Yeast is another nutritious food. In this case, the simplest baker's dry yeast or wet yeast sold in packs will do. They are added at the rate of 28 grams per 20 liters of water - this is the daily norm for daphnia, while at the same time adding microscopic algae, which will prevent water pollution and serve as an additional nutritional component for small crustaceans.
The advantage of yeast as a nutritional component is that it is easy to use and purchase, but it is less valuable than algae. Microscopic algae must be supplied to daphnia in large quantities - you yourself could see that in places where algae bloom in lakes and ponds, daphnia predominate in large quantities.

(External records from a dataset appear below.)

# tphakala/go-audio-resampler

Hardware: AMD Instinct MI355X
Metric: Msamples/s resampled (float32, 44.1k→48k QualityHigh) + RMS error vs Go ref (higher is better)
Workload: dtype f32

## Files before the change

go-audio-resampler_amd/csrc/gar_hxs.hip:

```cpp
#include <hip/hip_runtime.h>

#include <algorithm>
#include <cstdio>
#include <cstdlib>
#include <utility>
#include <vector>

#include "gar_hxt.hpp"

namespace gar {

#define GAR_HXS_EXT(NS, V) extern template hipError_t hxsLaunch<NS, V>(const HxsArgs&, size_t, int64_t, hipStream_t);
GAR_HXS_FOR_ALL(GAR_HXS_EXT)
#undef GAR_HXS_EXT
#define GAR_HXT_EXT(NS, F, V, L) extern template hipError_t hxtLaunch<NS, F, V, L>(const HxsArgs&, size_t, int64_t, hipStream_t);
GAR_HXT_FOR_A(GAR_HXT_EXT)
GAR_HXT_FOR_B(GAR_HXT_EXT)
#undef GAR_HXT_EXT

namespace {
constexpr int kProfWords = 64 + 2 * 4096;
unsigned long long* profBuf() {
    static unsigned long long* p = nullptr;
    static bool init = false;
    if (!init) {
        init = true;
        if (std::getenv("GAR_HXS_PROF") && hipMalloc(&p, kProfWords * sizeof(unsigned long long)) == hipSuccess) {
            (void)hipMemset(p, 0, kProfWords * sizeof(unsigned long long));
            (void)hipMemset(p + 10, 0xff, sizeof(unsigned long long));
            (void)hipMemset(p + 13, 0xff, sizeof(unsigned long long));
            std::atexit([] {
                static unsigned long long h[kProfWords] = {};
                if (hipDeviceSynchronize() == hipSuccess && hipMemcpy(h, p, sizeof(h), hipMemcpyDeviceToHost) == hipSuccess) {
                    const double nl = h[3] ? static_cast<double>(h[3]) : 1, nc = h[6] ? static_cast<double>(h[6]) : 1;
                    fprintf(stderr, "hxs prof per wave (cycles): loaders convert %.0f issue+wait %.0f (issue %.0f) barrier %.0f (life %.1f us) | compute convert+mfma %.0f barrier %.0f\n",
                            h[0] / nl, h[1] / nl, h[7] / nl, h[2] / nl, h[9] / nl / 100.0, h[4] / nc, h[5] / nc);
                    fprintf(stderr, "hxs loader pre-loop %.2f us, post-loop %.2f us; compute convert %.0f\n", h[8] / nl / 100.0, h[12] / nl / 100.0, h[15] / nc);
                    if (h[23]) fprintf(stderr, "hxs wave-0 first block (cycles): entry->window %.0f, window->steps done %.0f, ->exit (stores drained) %.0f, n %llu\n",
                                       static_cast<double>(h[20]) / h[23], static_cast<double>(h[21]) / h[23], static_cast<double>(h[22]) / h[23], h[23]);
                    if (h[23]) fprintf(stderr, "hxs wave-0: entry->A landed %.0f, entry->barrier 1 %.0f; wave entry spread in a workgroup %.0f, wave 0 after first wave %.0f\n",
                                       static_cast<double>(h[24]) / h[23], static_cast<double>(h[25]) / h[23], static_cast<double>(h[26]) / h[23], static_cast<double>(h[27]) / h[23]);
                    if (h[34]) fprintf(stderr, "hxt roles per block (cycles): compute wave 0 %.0f (waiting %.0f), loader 0 %.0f (waiting %.0f), n %llu\n",
                                       static_cast<double>(h[30]) / h[34], static_cast<double>(h[32]) / h[34], static_cast<double>(h[31]) / h[34],
                                       static_cast<double>(h[33]) / h[34], h[34]);
                    if (h[34]) fprintf(stderr, "hxt compute wave 0: entry -> first group %.0f cycles, last group -> exit %.0f cycles, periods %.0f, arrivals %.0f\n",
                                       static_cast<double>(h[35]) / h[34], static_cast<double>(h[36]) / h[34],
                                       static_cast<double>(h[37]) / h[34], static_cast<double>(h[38]) / h[34]);
                    if (h[34] && h[57]) fprintf(stderr, "hxt fill (cycles): entry -> A issued %.0f, -> fill barrier %.0f, -> first group %.0f; in-kernel clock %.3f GHz\n",
                                       static_cast<double>(h[53]) / h[34], static_cast<double>(h[54]) / h[34], static_cast<double>(h[55]) / h[34],
                                       0.1 * static_cast<double>(h[56]) / static_cast<double>(h[57]));
                    if (h[34]) fprintf(stderr, "hxt loader 0 phases (cycles): load data wait %.0f, conversion %.0f, arrival %.0f\n",
                                       static_cast<double>(h[50]) / h[34], static_cast<double>(h[51]) / h[34], static_cast<double>(h[52]) / h[34]);
                    if (h[44]) fprintf(stderr, "hxq wave 0 (cycles): entry->barrier 1 %.0f, ->image %.0f, ->MFMA+stores issued %.0f, ->drained %.0f, n %llu\n",
                                       static_cast<double>(h[40]) / h[44], static_cast<double>(h[41]) / h[44], static_cast<double>(h[42]) / h[44],
                                       static_cast<double>(h[43]) / h[44], h[44]);
                    fprintf(stderr, "hxs span: first start -> last end %.1f us; loader wave life min %.1f max %.1f us\n",
                            (h[11] - h[10]) / 100.0, h[13] / 100.0, h[14] / 100.0);
                    std::vector<std::pair<double, int>> v;
                    unsigned long long t0 = ~0ull;
                    for (int b = 0; b < 4096; ++b)
                        if (h[65 + 2 * b]) { v.push_back({h[65 + 2 * b] / 100.0, b}); t0 = std::min(t0, h[64 + 2 * b]); }
                    if (!v.empty()) {
                        std::vector<std::pair<double, int>> sv = v;
                        std::sort(sv.begin(), sv.end());
                        auto pc = [&](double q) { return sv[std::min(sv.size() - 1, static_cast<size_t>(q * sv.size()))].first; };
                        fprintf(stderr, "hxs WG life us: n %zu min %.1f p10 %.1f p50 %.1f p90 %.1f max %.1f |", sv.size(), sv.front().first, pc(0.1), pc(0.5), pc(0.9), sv.back().first);
                        for (int m = 0; m < 8; ++m) {
                            double s = 0; int n = 0;
                            for (auto& e : v) if (e.second % 8 == m) { s += e.first; ++n; }
                            fprintf(stderr, " x%d %.1f", m, n ? s / n : 0.0);
                        }
                        fprintf(stderr, "\n  slowest:");
                        for (size_t k = sv.size(); k-- > 0 && k + 8 >= sv.size();)
                            fprintf(stderr, " b%d %.1fus@+%.1f", sv[k].second, sv[k].first, (h[64 + 2 * sv[k].second] - t0) / 100.0);
                        fprintf(stderr, "\n");
                    }
                }
            });
        }
    }
    return p;
}

int64_t fdiv(int64_t a, int64_t b) { return a >= 0 ? a / b : -((-a + b - 1) / b); }
int64_t cdiv(int64_t a, int64_t b) { return -fdiv(-a, b); }
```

The advantage of using algae in food is their ease of use - it is optimal to choose algae of the Scendesmus family, as well as chlorella, which develop in large quantities in a newly equipped, stocked aquarium. It is enough to scoop up water from such an aquarium and place it in a warm place under the sun’s rays - the algae will actively develop, serving in the future as food for daphnia.
You can add beet juice or cabbage or carrot juice to the water containing daphnia - 1 tsp. per 5 liters of volume - this will not only diversify the diet of crustaceans, but also serve as a source of vitamins for them. Adding liquid manure in small doses also has an excellent effect, but experienced aquarists do not recommend adding milk or hay infusion - they stop the growth and reproduction of daphnia.